_YOUR TASK_. Show each line in the listing below that contains the word "unsigned".
◇ ◇ ◇
template <typename T, int NS>
__global__ __launch_bounds__(256) void nchw_to_nhwc_kernel(const float* x, unsigned short* planes, float* outf, int P, int C,
                                                           long rows) {
    __shared__ float tile[256 * 65];
    const int b = blockIdx.y, p0 = blockIdx.x * 64;
    const int px = threadIdx.x & 63;
    for (int c = threadIdx.x >> 6; c < C; c += 4) {
        const int p = min(p0 + px, P - 1);
        tile[c * 65 + px] = x[((long)b * C + c) * P + p];
    }
    __syncthreads();
    const int c8n = C >> 3;
    const long plane_stride = (rows + 1) * C;
    for (int it = threadIdx.x; it < 64 * c8n; it += 256) {
        const int pl_px = it / c8n, c = (it - pl_px * c8n) * 8;
        if (p0 + pl_px >= P) continue;
        const long row = (long)b * P + p0 + pl_px;
        float v[8];
#pragma unroll
        for (int i = 0; i < 8; ++i) v[i] = tile[(c + i) * 65 + pl_px];
        if (outf) {
            *reinterpret_cast<f32x4*>(outf + row * C + c) = f32x4{v[0], v[1], v[2], v[3]};
            *reinterpret_cast<f32x4*>(outf + row * C + c + 4) = f32x4{v[4], v[5], v[6], v[7]};
        }
        if (planes) {
            const u32x4 h = {T::pack2(v[0], v[1]), T::pack2(v[2], v[3]), T::pack2(v[4], v[5]), T::pack2(v[6], v[7])};
            *reinterpret_cast<u32x4*>(planes + row * C + c) = h;
            if (NS == 2) {
                u32x4 l;
#pragma unroll
                for (int i = 0; i < 4; ++i) {
                    const f32x2 u = T::unpack2(h[i]);
                    l[i] = T::pack2(v[2 * i] - u[0], v[2 * i + 1] - u[1]);
                }
                *reinterpret_cast<u32x4*>(planes + plane_stride + row * C + c) = l;
            }
        }
    }
    if (planes && blockIdx.x == 0 && b == 0) {
        for (int c = threadIdx.x; c < C; c += 256)
#pragma unroll
            for (int pl = 0; pl < NS; ++pl) planes[pl * plane_stride + rows * C + c] = 0;
    }
}

__global__ __launch_bounds__(256) void nhwc_gate_kernel(int mode, const float* src, int src_ld, const float* zr, float* hbuf,
                                                        unsigned short* planes, long plane_stride, int ld, int coff, long rows,
                                                        int C) {
    const int c4n = (C + 3) >> 2;
    const long idx = (long)blockIdx.x * 256 + threadIdx.x;
    if (idx >= rows * c4n) return;
    const long row = idx / c4n;
    const int c = (int)(idx - row * c4n) * 4;
    float v[4];
#pragma unroll
    for (int i = 0; i < 4; ++i) {
        const int ci = c + i;
        float x = 0.f;
        if (ci < C) {
            if (mode == 0) x = src[row * src_ld + ci];
            else if (mode == 1) x = zr[row * (2 * C) + C + ci] * hbuf[row * C + ci];
            else {
                const float z = zr[row * (2 * C) + ci];
                x = (1.0f - z) * hbuf[row * C + ci] + z * src[row * src_ld + ci];
                hbuf[row * C + ci] = x;
            }
        }
        v[i] = x;
    }
    if (!planes) return;
    const unsigned h0 = Fp16::pack2(v[0], v[1]), h1 = Fp16::pack2(v[2], v[3]);
    const f32x2 u0 = Fp16::unpack2(h0), u1 = Fp16::unpack2(h1);
    const unsigned l0 = Fp16::pack2(v[0] - u0[0], v[1] - u0[1]), l1 = Fp16::pack2(v[2] - u1[0], v[3] - u1[1]);
    unsigned short* d = planes + row * ld + coff + c;
    if (c + 4 <= C) {
        *reinterpret_cast<u32x2*>(d) = u32x2{h0, h1};
        *reinterpret_cast<u32x2*>(d + plane_stride) = u32x2{l0, l1};
    } else {
        const unsigned hh[2] = {h0, h1}, ll[2] = {l0, l1};
        for (int i = 0; c + i < C; ++i) {
            d[i] = (unsigned short)(hh[i >> 1] >> (16 * (i & 1)));
            d[plane_stride + i] = (unsigned short)(ll[i >> 1] >> (16 * (i & 1)));
        }
    }
}

extern void um_set_error(const char* fmt, ...);

extern "C" size_t um_nhwc_norm_workspace_bytes(int batch, int pixels, int channels) {
    if (batch <= 0 || pixels <= 0 || channels <= 0) return 0;
    const long nchunk = (pixels + NHWC_CHUNK_ROWS - 1) / NHWC_CHUNK_ROWS;
    return (size_t)((long)batch * nchunk * 3 * channels + (long)batch * 2 * channels) * sizeof(float);
}

extern "C" size_t um_conv_stats_bytes(int batch, int parts, int channels) {
    if (batch <= 0 || parts <= 0 || channels <= 0) return 0;
    return (size_t)((long)batch * parts * 3 * channels) * sizeof(float);
}
// ... 102 lines not shown
        um_set_error("um_nhwc_stats_finalize: launch failed: %s", hipGetErrorString(e));
        return (int)e;
    }
    return 0;
}
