+  {
+    const long k1 = (long)min(1, klast) * 128;
+    stage_half(sw + SLOT_B0 * HT, sB0, 0);
+    stage_half(sw + SLOT_A0 * HT, sA0, 0);
+    stage_half(sw + SLOT_B1 * HT, sB1, 0);
+    stage_half(sw + SLOT_A1 * HT, sA1, 0);
+    stage_half(sw + KTILE_B + SLOT_B0 * HT, sB0, k1);
+    stage_half(sw + KTILE_B + SLOT_A0 * HT, sA0, k1);
+    stage_half(sw + KTILE_B + SLOT_B1 * HT, sB1, k1);
+    asm volatile("s_waitcnt vmcnt(6)" ::: "memory");
+    __builtin_amdgcn_s_barrier();
+    if (wm == 1) __builtin_amdgcn_s_barrier();
+  }
+
+  bf16x8 fa[4][2], fb0[2][2], fb1[2][2];
+
+#define PHASE_SYNC_MFMA(A_, B_, FB_)                                     \
+  __builtin_amdgcn_sched_barrier(0);                                     \
+  __builtin_amdgcn_s_barrier();                                          \
+  asm volatile("s_waitcnt lgkmcnt(0)" ::: "memory");                     \
+  __builtin_amdgcn_sched_barrier(0);                                     \
+  __builtin_amdgcn_s_setprio(1);                                         \
+  _Pragma("unroll") for (int kk = 0; kk < 2; ++kk)                       \
+  _Pragma("unroll") for (int i = 0; i < 4; ++i)                          \
+  _Pragma("unroll") for (int j = 0; j < 2; ++j)                          \
+      acc[A_][B_][i][j] = mfma16(fa[i][kk], FB_[j][kk], acc[A_][B_][i][j]); \
+  __builtin_amdgcn_s_setprio(0);                                         \
+  __builtin_amdgcn_sched_barrier(0);                                     \
+  __builtin_amdgcn_s_barrier();                                          \
+  __builtin_amdgcn_sched_barrier(0);
+
+#define KTILE(P)                                                         \
+  {                                                                      \
+    const char* cur = smem + (P) * KTILE_B;                              \
+    char* nxt = sw + ((P) ^ 1) * KTILE_B;                                \
+    char* own = sw + (P) * KTILE_B;                                      \
+                                                                \
+    _Pragma("unroll") for (int j = 0; j < 2; ++j)                        \
+    _Pragma("unroll") for (int kk = 0; kk < 2; ++kk)                     \
+        fb0[j][kk] = lds_frag(cur + SLOT_B0 * HT + j * 2048, boff[kk]);  \
+    __builtin_amdgcn_sched_barrier(0);                                   \
+    _Pragma("unroll") for (int i = 0; i < 4; ++i)                        \
+    _Pragma("unroll") for (int kk = 0; kk < 2; ++kk)                     \
+        fa[i][kk] = lds_frag(cur + SLOT_A0 * HT + i * 2048, aoff[kk]);   \
+    __builtin_amdgcn_sched_barrier(0);                                   \
+    stage_half(nxt + SLOT_A1 * HT, sA1, kn1);                            \
+    __builtin_amdgcn_sched_barrier(0);                                   \
+    asm volatile("s_waitcnt lgkmcnt(8)" ::: "memory");                   \
+    PHASE_SYNC_MFMA(0, 0, fb0)                                           \
+                                                                \
+    _Pragma("unroll") for (int j = 0; j < 2; ++j)                        \
+    _Pragma("unroll") for (int kk = 0; kk < 2; ++kk)                     \
+        fb1[j][kk] = lds_frag(cur + SLOT_B1 * HT + j * 2048, boff[kk]);  \
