# torchmd/torchmd-net

Hardware: AMD Instinct MI355X
Metric: molecules/sec (64-atom molecules) TensorNet E+F (higher is better)
Workload: dtype f32; 1 GPU; BASELINE configs[1]: TensorNet F=128 L=2 K=32 rc=5.0, S-mol64 256 molecules x 64 atoms per GPU, energies + forces, random-init weights (seed 0); atoms_per_gpu=16384, pairs_per_gpu=193709, directed_edges_per_gpu=403802, parallelism=molecule-sharded x1, RCCL all-reduce of energies, rank_step=eager: tmdnet_build_graph (pair-count read-back) + tmdnet_energy_forces

## Files before the change

include/tmdnet_amd.h:

```cpp
#ifndef TMDNET_AMD_H
#define TMDNET_AMD_H

#include <stddef.h>
#include <stdint.h>

#ifdef __cplusplus
extern "C" {
#endif

#define TMDNET_OK 0
#define TMDNET_ERR_INVALID 1
#define TMDNET_ERR_HIP 2
#define TMDNET_ERR_OVERFLOW 3
#define TMDNET_ERR_WORKSPACE 4
#define TMDNET_ERR_STATE 5

typedef struct tmdnet_model tmdnet_model;

typedef struct tmdnet_hparams {
  int32_t hidden_channels;
  int32_t num_layers;
  int32_t num_rbf;
  int32_t max_z;
  int32_t max_num_neighbors;
// ... 127 lines not shown
#define TMDNET_GEMM_ROUTE_SB1_128 6
#define TMDNET_GEMM_ROUTE_SB1_64 7
typedef struct tmdnet_gemm_ex_args {
  const float* A;
  const float* W[TMDNET_GEMM_MAX_GROUPS];
  const float* bias[TMDNET_GEMM_MAX_GROUPS];
  float* C;
  float* pre;
  const float* aux;
  const float* rowscale;
  int64_t lda, ldw, ldc, ldpre, ldaux;
  int32_t a_off[TMDNET_GEMM_MAX_GROUPS], c_off[TMDNET_GEMM_MAX_GROUPS], pre_off[TMDNET_GEMM_MAX_GROUPS],
      aux_off[TMDNET_GEMM_MAX_GROUPS];
  int32_t M, N, K, groups, flags;
  const int32_t* m_dev;
  int32_t m_add;
  const uint16_t* Wsbg[TMDNET_GEMM_MAX_GROUPS];
} tmdnet_gemm_ex_args;
int tmdnet_debug_gemm_ex(void* stream, const tmdnet_gemm_ex_args* args, int32_t* route_out);
int tmdnet_debug_tlin9(void* stream, int32_t pro, int32_t epi, int64_t N, int64_t F, const float* A, const float* A2, float* C,
                       const float* e0, const float* e1, const float* e2, const float* e3, const float* e4, float* o1, float* o2,
                       const float* kap, int32_t want_feat, const float* W_I, const float* W_A, const float* W_S,
                       uint16_t* scratch, int64_t* scratch_elems);
#define TMDNET_MSG_OP_FWD 0
#define TMDNET_MSG_OP_ADJ 1
#define TMDNET_MSG_OP_GD 2
#define TMDNET_MSG_OP_DUAL 3
#define TMDNET_MSG_AUTO 0
#define TMDNET_MSG_FWD_ROW 1
#define TMDNET_MSG_FWD_SPLIT 2
#define TMDNET_MSG_FWD_TILE 3
#define TMDNET_MSG_ADJ_ROW 4
#define TMDNET_MSG_ADJ_SPLIT 5
#define TMDNET_MSG_GD_ROW 6
#define TMDNET_MSG_GD_SPLIT 7
#define TMDNET_MSG_GD_TILE 8
#define TMDNET_MSG_DUAL 9
#define TMDNET_MSG_DUAL_ACC 10
#define TMDNET_MSG_DUAL_SPLIT3 16
typedef struct tmdnet_message_args {
  int32_t op, kernel;
  int32_t N, F, P, small_mols, o3, balance, accumulate;
  const int32_t* rowptr;
  const int32_t* col;
  const int32_t* epair;
  const float* esign;
// ... 136 lines not shown
```

torchmd-net_amd/csrc/tn_api.hip:

```cpp
#include <hip/hip_runtime.h>

#include <algorithm>
#include <cmath>
#include <cstdio>
#include <cstdlib>
#include <cstring>
#include <map>
#include <unordered_map>
#include <string>
#include <vector>

#include "tn_chain.h"
#include "tn_heads.h"
#include "tn_model.h"
#include "tn_tlin9.h"
#include "tn_small.h"
#include "tn_interp.h"
#include "tn_virial.h"

using namespace tn;

static const char* kCatNames[CAT_COUNT] = {"graph", "gemm_edge", "gemm_node", "message", "pair_bwd", "embed_scatter", "elementwise", "edge_table"};

int fail(tmdnet_model* m, int code, const std::string& msg) {
// ... 174 lines not shown
void recall_graph(tmdnet_model* m, const void* graph_ws) {
  auto it = m->graph_rec.find(graph_ws);
  if (it == m->graph_rec.end()) return;
  m->graph_is_cell = it->second.is_cell;
  m->graph_cell_multi = it->second.cell_multi;
  m->graph_has_z = it->second.has_z;
  m->last_nt = it->second.nt;
  m->lastE = it->second.lastE;
  m->graph_no_ghost_pairs = it->second.no_ghost_pairs;
}

bool tlin9_images(const float* const W3[3]) {
  if (!g_cur) return false;
  for (int t = 0; t < 3; ++t)
    if (g_cur->fm_of.find(W3[t]) == g_cur->fm_of.end()) return false;
  return true;
}
void tlin9(hipStream_t s, int pro, int epi, const float* const W3[3], Tl9Args a, double tensors, const char* what) {
  for (int t = 0; t < 3; ++t) a.Wfm[t] = g_cur->fm_of.at(W3[t]);
  char lab[64];
  std::snprintf(lab, sizeof(lab), "tlin9 %s 9x%dx%dx%d", what, a.N, a.F, a.F);
  ProfScope ps_(s, CAT_GEMM_NODE, 2.0 * 9 * a.N * (double)a.F * a.F, 4.0 * (tensors * 9.0 * a.N * a.F + 3.0 * a.F * a.F), lab);
  launch_tlin9(a, pro, epi, s);
}

Graph carve_graph(void* ws, int64_t N, int64_t B, int64_t ecap, size_t* total) {
  Carver c(ws);
  Graph g{};
  const int64_t pcap = ecap / 2 + 1;
  g.small_mols = N <= 96 * (B > 0 ? B : 1) ? 1 : 0;
  g.counts = c.take<int>(8);
  g.mstart = c.take<int>(B);
  g.mend = c.take<int>(B);
  g.nlow = c.take<int>(N);
  g.ntot = c.take<int>(N);
  g.rowptr = c.take<int>(N + 1);
  g.pairptr = c.take<int>(N + 1);
  g.col = c.take<int>(ecap);
  g.epair = c.take<int>(ecap);
  g.esign = c.take<float>(ecap);
  g.pair_i = c.take<int>(pcap);
  g.pair_j = c.take<int>(pcap);
  g.pd = c.take<float>(pcap + 1);
  g.pdelta = c.take<float>(pcap * 3);
  g.prhat = c.take<float>(pcap * 3);
  g.ecap = ecap;
// ... 842 lines not shown
  HIP_TRY(m, hipGetLastError());
  return TMDNET_OK;
}
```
◇ ◇ ◇
_RESPONSE FOR THIS EXERCISE_.
__global__ __launch_bounds__(256) void nchw_to_nhwc_kernel(const float* x, unsigned short* planes, float* outf, int P, int C,
                                                        unsigned short* planes, long plane_stride, int ld, int coff, long rows,
    const unsigned h0 = Fp16::pack2(v[0], v[1]), h1 = Fp16::pack2(v[2], v[3]);
    const unsigned l0 = Fp16::pack2(v[0] - u0[0], v[1] - u0[1]), l1 = Fp16::pack2(v[2] - u1[0], v[3] - u1[1]);
    unsigned short* d = planes + row * ld + coff + c;
        const unsigned hh[2] = {h0, h1}, ll[2] = {l0, l1};
            d[i] = (unsigned short)(hh[i >> 1] >> (16 * (i & 1)));
            d[plane_stride + i] = (unsigned short)(ll[i >> 1] >> (16 * (i & 1)));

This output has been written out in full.